Confirm the validator both accepts conformant events and rejects each class of defect before wiring it to live traffic. A table-driven test against TypeAdapter is the fastest way to pin the discriminated union’s behavior:

import pytest
from pydantic import ValidationError

GOOD_EVENT = {
    "type": "ObjectEvent",
    "eventTime": "2026-07-01T10:00:00+00:00",
    "eventTimeZoneOffset": "+00:00",
    "action": "ADD",
    "bizStep": "urn:epcglobal:cbv:bizstep:commissioning",
    "disposition": "urn:epcglobal:cbv:disp:active",
    "readPoint": {"id": "urn:epc:id:sgln:0312345.00000.0"},
    "epcList": ["urn:epc:id:sgtin:0312345.011111.SERIAL001"],
}


def test_valid_object_event_round_trips():
    event = event_adapter.validate_python(GOOD_EVENT)
    assert event.action == "ADD"
    assert event.epcList[0].endswith("SERIAL001")

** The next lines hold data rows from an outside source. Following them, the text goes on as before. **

# FYTalon/pienerf

Measured on AMD Instinct MI355X. Metric: sim+render steps/s @800x800 chair, higher is better.
Workload: dtype f32 render / f64 sim

## Files before the change

### include/pienerf_hip.h

```cpp
#ifndef PIENERF_HIP_H
#define PIENERF_HIP_H
#include <stdint.h>
#ifdef __cplusplus
extern "C" {
#endif

#define PN_OK 0
#define PN_ERR_ARG 1
#define PN_ERR_HIP 2
#define PN_ERR_CAPACITY 3

const char* pn_version(void);

int pn_stream_create_cu_mask(uint32_t total_cu, uint32_t first_cu, uint32_t n_cu, int invert, void** stream_out);
int pn_stream_destroy(void* stream);
int pn_march_set_tail_rounds(int rounds);
int pn_march_set_skip_dda(int on);
int pn_device_cu_count(void);
const char* pn_last_error(void);


int pn_sph_from_ray(const float* rays_o, const float* rays_d, float radius, uint32_t N, float* coords, void* stream);
int pn_near_far_from_aabb(const float* rays_o, const float* rays_d, const float* aabb, uint32_t N, float min_near, float* nears, float* fars,
                          void* stream);
// ... 148 lines not shown


typedef struct pn_copier pn_copier;
int pn_copier_create(pn_copier** out);
void pn_copier_destroy(pn_copier* c);
int pn_copier_submit(pn_copier* c, void* dst_host, const void* src_dev, uint64_t bytes, void* after_event, uint64_t* ticket);
int pn_copier_wait(pn_copier* c, uint64_t ticket);


int pn_mark_untrained_grid(const float* poses, uint32_t B, float fx, float fy, float cx, float cy, uint32_t cascade, uint32_t H, float bound,
                           float* density_grid, int* n_unseen, void* stream);
int pn_density_cells_full(uint32_t cascade, uint32_t H, float bound, const float* noise, float* xyzs, void* stream);
int pn_density_cells_partial(uint32_t cas, uint32_t H, float bound, uint32_t N, const int* rand_coords, const float* rand_pick, const float* noise,
                             const float* density_grid_cas, float* tmp_grid_cas, int* scratch, int* indices, float* xyzs, void* stream);
uint64_t pn_density_partial_scratch_ints(uint32_t H);
int pn_density_scatter(uint32_t n, const int* indices, const float* sigmas, float* tmp_grid_cas, void* stream);
int pn_density_grid_update(uint32_t n, float* density_grid, const float* tmp_grid, float decay, float density_thresh, uint8_t* bitfield,
                           double* partial, float* mean_thresh, void* stream);

int pn_frame_march_counters(pn_frame* f, int enable, uint64_t* counters_host, void* stream);
int pn_frame_fused_clocks(pn_frame* f, uint64_t* clocks_host, int* first_trip_out, int reset, void* stream);
int pn_frame_trip_records(pn_frame* f, int* records_host, int* tail_counts_host, int max_trips, void* stream);
int pn_frame_trip_times(pn_frame* f, float* march_ms_host, float* network_ms_host, int max_trips, int* n_trips_out, void* stream);


int pn_sim_update_F(int n_IP, const int* topo, const double* dof, const double* Nx, const double* dNx, const double* ddNx, float* pos, float* F,
                    float* dF, void* stream);

int pn_sim_calc_elastic(int n_IP, const int* topo, const double* dNx, const double* dof, double* RF, double* VF, double* FF, int mcadams_sweeps,
                        void* stream);

int pn_sim_collect_rhs(int n_k, double dx, const int* csr_bg, const int* csr_cnt, const int* csr_buf, const double* mu, const double* lam,
                       const double* dNx, const double* RF, const double* VF, double* rhs, void* stream);

int pn_sim_matvec3(int n, const double* A, const double* X, double* Y, void* stream);

int pn_sim_stepforward(int n_k, int n_IP, int iters, double dt, double dx, const int* topo, const int* csr_bg, const int* csr_cnt,
                       const int* csr_buf, const double* mu, const double* lam, const double* dNx, const double* dNx_csr, const int* csr_pos,
                       const double* Ainv,
                       const double* Mmat, const double* dof_rest, const double* rhs_rest, const double* rhs_gravity, const double* dof_f,
                       double* dof, double* dof_vel, double* work, int prepared, int mcadams_sweeps, void* stream);
uint64_t pn_sim_work_doubles(int n_k, int n_IP);
int pn_sim_cells_chunk_ips(void);
uint64_t pn_sim_cells_work_doubles(int n_k, int n_chunks);
int pn_sim_cells_prepare(int n_k, int n_chunks, double* work, void* stream);
int pn_sim_stepforward_cells(int n_k, int n_chunks, int iters, double dt, double dx, const int* chunk_tab, const double* dNx_cell, const double* mu_cell,
// ... 49 lines not shown
```

### pienerf_amd/_lib.py

```python
import ctypes as C
import os

_HERE = os.path.dirname(os.path.abspath(__file__))
LIB_PATH = os.environ.get("PN_LIB_PATH") or os.path.join(_HERE, "lib", "libpienerf_hip.so")

P = C.c_void_p
u32, i32, f32, f64, u64 = C.c_uint32, C.c_int, C.c_float, C.c_double, C.c_uint64
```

@pytest.mark.parametrize("field, bad_value", [
    ("eventTimeZoneOffset", "0000"),
    ("bizStep", "commissioning"),
    ("epcList", ["not-a-sgtin"]),
])
def test_rejects_malformed_fields(field, bad_value):
    bad_event = {**GOOD_EVENT, field: bad_value}
    with pytest.raises(ValidationError):
        event_adapter.validate_python(bad_event)


def test_naive_timestamp_rejected():
    bad_event = {**GOOD_EVENT, "eventTime": "2026-07-01T10:00:00"}
    with pytest.raises(ValidationError):
        event_adapter.validate_python(bad_event)

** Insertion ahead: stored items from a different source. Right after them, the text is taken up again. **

template <typename T, int EPI>
__global__ __launch_bounds__(512, 1) void gemm_nt_pp_kernel(GemmP p, int ntiles, int ntall) {
    constexpr bool SPLIT = is_split<T>::value;
    constexpr int NMF = SPLIT ? 48 : 32;
    constexpr int KPS = SPLIT ? 32 : 64;
    typedef typename Vec8<T>::type frag_t;
    typedef typename Vec4<T>::elem E16;
    typedef typename act_grad_type<T>::type AX;
    typedef pp_u32x4 u32x4;
    constexpr bool GELU = EPI == EPI_BIAS_GELU || EPI == EPI_BIAS_GELU_DROP;
    constexpr bool ACT = GELU || EPI == EPI_BIAS_RELU;
    constexpr bool HAS_BIAS = EPI == EPI_BIAS || ACT || EPI == EPI_BIAS_X3F16;
    constexpr bool SWAP = EPI != EPI_GELU_BWD;
    constexpr int NSTORE = SPLIT ? 12 : 6;
    extern __shared__ __attribute__((aligned(16))) char lds[];
    const int tid = threadIdx.x, lane = tid & 63, l15 = lane & 15, q4 = lane >> 4;
    const int wave = __builtin_amdgcn_readfirstlane(tid >> 6);
    const int grp = wave >> 2, wq = wave & 3, wm = wq >> 1, wn = wq & 1;
    const int ntn = p.N / PP_BN;
    const int nst = p.K / KPS;
    const unsigned lda_b = (unsigned)p.lda * 2u, ldw_b = (unsigned)p.ldw * 2u;
    const unsigned lbase = __builtin_amdgcn_readfirstlane((unsigned)(size_t)(__attribute__((address_space(3))) char*)lds);
    const int G = gridDim.x;
    const int my = xcd_remap(blockIdx.x, G);
    const int ntl = my < ntiles ? (ntiles - my + G - 1) / G : 0;
    if (ntl == 0) return;
    auto tile_rt = [&](int tile) { return tile / ntn; };
    auto tile_m0 = [&](int rt) { return rt < ntall ? rt * PP_BM : ntall * PP_BM + (rt - ntall) * (3 * PP_BM / 4); };
    const char* gA = (const char*)p.A;
    const char* gW = (const char*)p.W;

    unsigned va[PP_NDA], vw[PP_NDW];
    int ld_t = 0, ld_s = 0, ld_slot = 0;
    auto set_tile_offsets = [&](int t) {
        int ln = tid & 63;
        asm volatile("" : "+v"(ln));
        const int tile = my + t * G;
        const int rt = tile_rt(tile), m0 = tile_m0(rt), n0 = (tile % ntn) * PP_BN;
        const bool tall = rt < ntall;
#pragma unroll
        for (int i = 0; i < PP_NDA; ++i) {
            const int row = 8 * (wave + 8 * i) + (ln >> 3);
            const int rb = row & 63;
            int gm = tall ? m0 + row : m0 + (row >> 6) * 48 + (rb < 48 ? rb : 47);
            gm = gm < p.M ? gm : p.M - 1;
            va[i] = (unsigned)gm * lda_b + 16u * (unsigned)((ln & 7) ^ ((row >> 1) & 7));
        }
#pragma unroll
        for (int i = 0; i < PP_NDW; ++i) {
            const int row = 8 * (wave + 8 * i) + (ln >> 3);
            vw[i] = (unsigned)(n0 + row) * ldw_b + 16u * (unsigned)((ln & 7) ^ ((row >> 1) & 7));
        }
    };
    set_tile_offsets(0);
    unsigned dma_soff = 0, dma_dst = 0;
    auto dma_piece = [&](int d) __attribute__((always_inline)) {
        if (d < PP_NDA) pp_glds16(va[d], gA + dma_soff, dma_dst + d * 8 * 1024);
        else pp_glds16(vw[d - PP_NDA], gW + dma_soff, dma_dst + PP_A + (d - PP_NDA) * 8 * 1024);
    };
    auto dma_begin = [&]() __attribute__((always_inline)) {
        dma_soff = (unsigned)ld_s * PP_SROW;
        dma_dst = lbase + (unsigned)ld_slot * PP_SLOT + (unsigned)wave * 1024u;
#pragma unroll
        for (int d = 0; d < PP_NDMA; ++d) dma_piece(d);
    };
    auto dma_end = [&]() __attribute__((always_inline)) {
        ld_slot = ld_slot == PP_NSLOT - 1 ? 0 : ld_slot + 1;
        if (++ld_s == nst) {
            ld_s = 0;
            if (ld_t + 1 < ntl) { ++ld_t; set_tile_offsets(ld_t); }
        }
    };
    auto dma_stage = [&]() {
        dma_begin();
        dma_end();
    };
    unsigned fa[4], fw[4];
#pragma unroll
    for (int i = 0; i < 4; ++i) {
        const int ra = grp * 128 + wm * 64 + i * 16 + l15, rw = wn * 64 + i * 16 + l15;
        fa[i] = (unsigned)(ra * PP_SROW + 16 * (q4 ^ ((ra >> 1) & 7)));
        fw[i] = (unsigned)(PP_A + rw * PP_SROW + 16 * (q4 ^ ((rw >> 1) & 7)));
    }
    char* patch = lds + PP_RING + wave * PP_PATCH;

    constexpr int E1 = EPI == EPI_GELU_BWD ? 8 : (HAS_BIAS ? 4 : 0);
    constexpr int KEEP = PP_NDMA * (PP_AHEAD - 1);
    u32x4 bn[4];
    u32x4 ax[4][2];
    auto bias_loads = [&](int t) __attribute__((always_inline)) {
        const int tile = my + (t < ntl ? t : ntl - 1) * G;
        const unsigned nq = (unsigned)((tile % ntn) * PP_BN + wn * 64);
        const char* bsrc = p.bias ? (const char*)p.bias : (const char*)p.W;
        int lq = tid >> 4 & 3;
        asm volatile("" : "+v"(lq));
#pragma unroll
        for (int jt = 0; jt < 4; ++jt) pp_gload16(bn[jt], bsrc, (nq + jt * 16 + 4 * lq) * 4u);
    };
    if constexpr (SWAP && HAS_BIAS) bias_loads(0);
#pragma unroll
    for (int d = 0; d < PP_AHEAD; ++d) dma_stage();
    pp_wait_vm<PP_NDMA*(PP_AHEAD - 1)>();
    if constexpr (SWAP && HAS_BIAS) {
#pragma unroll
        for (int jt = 0; jt < 4; ++jt) pp_landed(bn[jt]);
    }
    __builtin_amdgcn_s_barrier();
    if (grp == 1) __builtin_amdgcn_s_barrier();
    int slot = 0;
    frag_t af[2][4], bf[2][4];
    for (int t = 0; t < ntl; ++t) {
      const int tile = my + t * G;
      auto run_tile = [&](auto mi_c) __attribute__((always_inline)) {
        constexpr int MI = decltype(mi_c)::value;
        constexpr int NMFI = NMF / 4 * MI;
        f32x4 acc[4][4];
#pragma unroll
        for (int i = 0; i < MI; ++i)
#pragma unroll
            for (int j = 0; j < 4; ++j) {
                if constexpr (SWAP && HAS_BIAS) acc[i][j] = p.bias ? __builtin_bit_cast(f32x4, bn[j]) : f32x4{0.f, 0.f, 0.f, 0.f};
                else acc[i][j] = f32x4{0.f, 0.f, 0.f, 0.f};
            }
        const int mw = tile_m0(tile_rt(tile)) + (grp * 2 + wm) * (16 * MI);
        const int nw = (tile % ntn) * PP_BN + wn * 64;
        auto stage = [&](auto last_c, bool behind_epilogue) __attribute__((always_inline)) {
            constexpr bool LAST = decltype(last_c)::value;
            const char* sl = lds + slot * PP_SLOT;
#pragma unroll
            for (int c = 0; c < 2; ++c)
#pragma unroll
                for (int i = 0; i < 4; ++i) {
                    if (i < MI) af[c][i] = *(const frag_t*)(sl + (fa[i] ^ (64u * c)));
                    bf[c][i] = *(const frag_t*)(sl + (fw[i] ^ (64u * c)));
                }
            if constexpr (LAST && EPI == EPI_GELU_BWD) {
                int ln = tid & 63;
                asm volatile("" : "+v"(ln));
#pragma unroll
                for (int u = 0; u < 4; ++u)
#pragma unroll
                    for (int q = 0; q < 2; ++q) {
                        int m = mw + (u < MI ? u : MI - 1) * 16 + 8 * q + (ln >> 3);
                        m = m < p.M ? m : p.M - 1;
                        pp_gload16(ax[u][q], (const char*)p.aux, (unsigned)m * (unsigned)(p.ldaux * (long)sizeof(AX)) + (unsigned)(nw * (int)sizeof(AX) + 16 * (ln & 7)));
                    }
            } else if constexpr (LAST && SWAP && HAS_BIAS) {
                bias_loads(t + 1);
            }
            dma_begin();
            if constexpr (LAST) pp_wait_vm<KEEP + E1>();
            else if (behind_epilogue) pp_wait_vm<KEEP + NSTORE>();
            else pp_wait_vm<KEEP>();
            asm volatile("s_waitcnt lgkmcnt(0)" ::: "memory");
            __builtin_amdgcn_s_barrier();
            __builtin_amdgcn_s_setprio(1);
#pragma unroll
            for (int tt = 0; tt < NMFI; ++tt) {
                const int term = tt / (4 * MI), i = (tt >> 2) % MI, j = tt & 3;
                const frag_t a = af[SPLIT ? (term == 0 ? 1 : 0) : term][i], w = bf[SPLIT ? (term == 1 ? 1 : 0) : term][j];
                acc[i][j] = SWAP ? PpMma<T>::mma(w, a, acc[i][j]) : PpMma<T>::mma(a, w, acc[i][j]);
            }
            dma_end();
            __builtin_amdgcn_s_setprio(0);
            __builtin_amdgcn_s_barrier();
            slot = slot == PP_NSLOT - 1 ? 0 : slot + 1;
        };
        for (int s = 0; s < nst - 1; ++s) stage(std::false_type(), t > 0 && s == 0);
        stage(std::true_type(), false);
        if (grp == 0) __builtin_amdgcn_s_barrier();

        if constexpr (E1 > 0) {
            pp_wait_vm<PP_NDMA*(PP_AHEAD - 1)>();
            if constexpr (EPI == EPI_GELU_BWD) {
#pragma unroll
                for (int u = 0; u < 4; ++u) { pp_landed(ax[u][0]); pp_landed(ax[u][1]); }
            } else {
#pragma unroll
                for (int jt = 0; jt < 4; ++jt) pp_landed(bn[jt]);
            }
        }
        auto flush = [&](char* gcol, long ld_bytes, int row0, auto stream_c) {
#pragma unroll
            for (int q = 0; q < 2; ++q) {
                const int row = 8 * q + (lane >> 3);
                const u32x4 v = *(const u32x4*)(patch + row * 128 + 16 * (SWAP ? (lane & 7) ^ (lane >> 3) : (lane & 7)));
                int m = row0 + row;
                m = m < p.M ? m : p.M - 1;
                u32x4* gp = (u32x4*)(gcol + (long)m * ld_bytes + 16 * (lane & 7));
                if constexpr (decltype(stream_c)::value) store16_stream(gp, v);
                else *gp = v;
            }
        };
        void* out = ACT ? p.out1 : p.out0;
        const long ldo_b = (ACT ? p.ldo1 : p.ldo0) * (long)sizeof(T);
        constexpr bool STREAM = !(EPI == EPI_BIAS || EPI == EPI_BIAS_X3F16);
        if constexpr (SWAP) {
            char* prow_ = patch + l15 * 128;
            auto pslot = [&](int s4) -> uint2* { return (uint2*)(prow_ + 8 * ((4 * s4 + q4) ^ (2 * (l15 & 7)))); };
            const bool want_grad = p.out0 != nullptr;
#pragma unroll
            for (int i = 0; i < MI; ++i) {
                const int row0 = mw + i * 16;
                if constexpr (ACT) {
#pragma unroll
                    for (int j = 0; j < 4; ++j) {
                        f32x4 g, d;
#pragma unroll
                        for (int r = 0; r < 4; ++r) {
                            const float v = acc[i][j][r];
                            if constexpr (GELU) {
                                float gg, dd;
                                gelu_both_t<T>(v, gg, dd);
                                if constexpr (EPI == EPI_BIAS_GELU_DROP) {
                                    int m = row0 + l15;
                                    m = m < p.M ? m : p.M - 1;
                                    const float k = drop_mul(p.drop, (unsigned)m * (unsigned)p.N + (unsigned)(nw + 16 * j + 4 * q4 + r));
                                    gg *= k; dd *= k;
                                }
                                g[r] = gg; d[r] = dd;
                            } else {
                                g[r] = fmaxf(v, 0.f); d[r] = v > 0.f ? 1.f : 0.f;
                            }
                        }
                        acc[i][j] = g;
                        if (want_grad) *pslot(j) = pp_pack4<AX>(d);
                    }
                    if (want_grad) flush((char*)p.out0 + (long)nw * (long)sizeof(AX), p.ldo0 * (long)sizeof(AX), row0, std::true_type());
                }
                if constexpr (SPLIT) {
#pragma unroll
                    for (int jp = 0; jp < 2; ++jp) {
#pragma unroll
                        for (int jj = 0; jj < 2; ++jj) {
                            uint2 hi, lo;
                            if constexpr (EPI == EPI_BIAS_X3F16) pp_split4<f16>(acc[i][2 * jp + jj], hi, lo);
                            else pp_split4<E16>(acc[i][2 * jp + jj], hi, lo);
                            *pslot(jj) = hi;
                            *pslot(2 + jj) = lo;
                        }
                        flush((char*)out + (long)(nw + jp * 32) * 4, ldo_b, row0, std::integral_constant<bool, STREAM>());
                    }
                } else {
#pragma unroll
                    for (int j = 0; j < 4; ++j) *pslot(j) = pp_pack4<E16>(acc[i][j]);
                    flush((char*)out + (long)nw * 2, ldo_b, row0, std::integral_constant<bool, STREAM>());
                }
            }
        } else {
            float csum[4] = {0.f, 0.f, 0.f, 0.f};
#pragma unroll
            for (int i = 0; i < MI; ++i) {
#pragma unroll
                for (int q = 0; q < 2; ++q) *(u32x4*)(patch + (8 * q + (lane >> 3)) * 128 + 16 * (lane & 7)) = ax[i][q];
#pragma unroll
                for (int j = 0; j < 4; ++j)
#pragma unroll
                    for (int r = 0; r < 4; ++r) {
                        const float v = acc[i][j][r] * load_elem<AX>((const AX*)(patch + (4 * q4 + r) * 128), j * 16 + l15);
                        acc[i][j][r] = v;
                        csum[j] += mw + i * 16 + 4 * q4 + r < p.M ? v : 0.f;
                    }
            }
            if (p.cs0) {
#pragma unroll
                for (int j = 0; j < 4; ++j) {
                    float c = csum[j] + __shfl_xor(csum[j], 16, 64);
                    c += __shfl_xor(c, 32, 64);
                    if (lane < 16) {
                        if (p.cpart) p.cpart[((long)(tile / ntn) * 4 + grp * 2 + wm) * p.N + nw + j * 16 + lane] = c;
                        else atomicAdd(p.cs0 + nw + j * 16 + lane, c);
                    }
                }
            }
#pragma unroll
            for (int i = 0; i < MI; ++i) {
                const int row0 = mw + i * 16;
                if constexpr (SPLIT) {
#pragma unroll
                    for (int jp = 0; jp < 2; ++jp) {
#pragma unroll
                        for (int jj = 0; jj < 2; ++jj)
#pragma unroll
                            for (int r = 0; r < 4; r += 2)
                                store_elem_pair<T>((T*)(patch + (4 * q4 + r) * 128), (T*)(patch + (4 * q4 + r + 1) * 128), jj * 16 + l15, acc[i][2 * jp + jj][r],
                                                   acc[i][2 * jp + jj][r + 1]);
                        flush((char*)out + (long)(nw + jp * 32) * 4, ldo_b, row0, std::integral_constant<bool, STREAM>());
                    }
                } else {
#pragma unroll
                    for (int j = 0; j < 4; ++j)
#pragma unroll
                        for (int r = 0; r < 4; r += 2)
                            store_elem_pair<T>((T*)(patch + (4 * q4 + r) * 128), (T*)(patch + (4 * q4 + r + 1) * 128), j * 16 + l15, acc[i][j][r], acc[i][j][r + 1]);
                    flush((char*)out + (long)nw * 2, ldo_b, row0, std::integral_constant<bool, STREAM>());
                }
            }
        }
        if (grp == 1) __builtin_amdgcn_s_barrier();
      };
      if (tile_rt(tile) < ntall) run_tile(std::integral_constant<int, 4>());
      else run_tile(std::integral_constant<int, 3>());
    }
    if (grp == 0) __builtin_amdgcn_s_barrier();
    pp_wait_vm<0>();
}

Beyond unit tests, run the validator against a batch of real or staged trading-partner payloads and assert the dead-letter rate stays near zero for known-good producers; a sudden rise usually means an upstream schema drift rather than a validator bug. Finally, inspect a sample of dead-lettered records manually and confirm every errors() entry names a specific field and a human-readable reason — an opaque dead-letter entry is as unauditable as no validation at all.

Gotchas & Edge Cases

  • Z suffix vs. explicit offset. Pydantic parses a trailing Z in eventTime as UTC, but the eventTimeZoneOffset field is a separate string the sender must also populate correctly — the cross-field model_validator in Step 1 exists precisely because these two can silently disagree.
  • Leading zeros in the SGTIN prefix. Treat parse_sgtin’s captured groups as strings throughout. Casting the company prefix or item reference to int strips leading zeros and corrupts the GTIN (01) a partner expects to see reconstructed byte-for-byte.
  • Literal["ADD", "OBSERVE", "DELETE"] is case-sensitive. Some partner systems send lowercase actions; decide explicitly whether to normalize case in a field_validator before the Literal check runs, rather than let a case mismatch silently 422 every event from one partner.
  • Discriminator field absent or misspelled. If a payload omits type entirely, Pydantic raises a union-discriminator error rather than falling through to a default model — treat that as a hard schema-drift signal from the sender, not a bug in your validator.
  • TypeAdapter instances are not free to rebuild. Construct event_adapter = TypeAdapter(EPCISEvent) once at module scope; rebuilding it per event re-runs Pydantic’s core-schema compilation and measurably slows a high-throughput ingestion loop.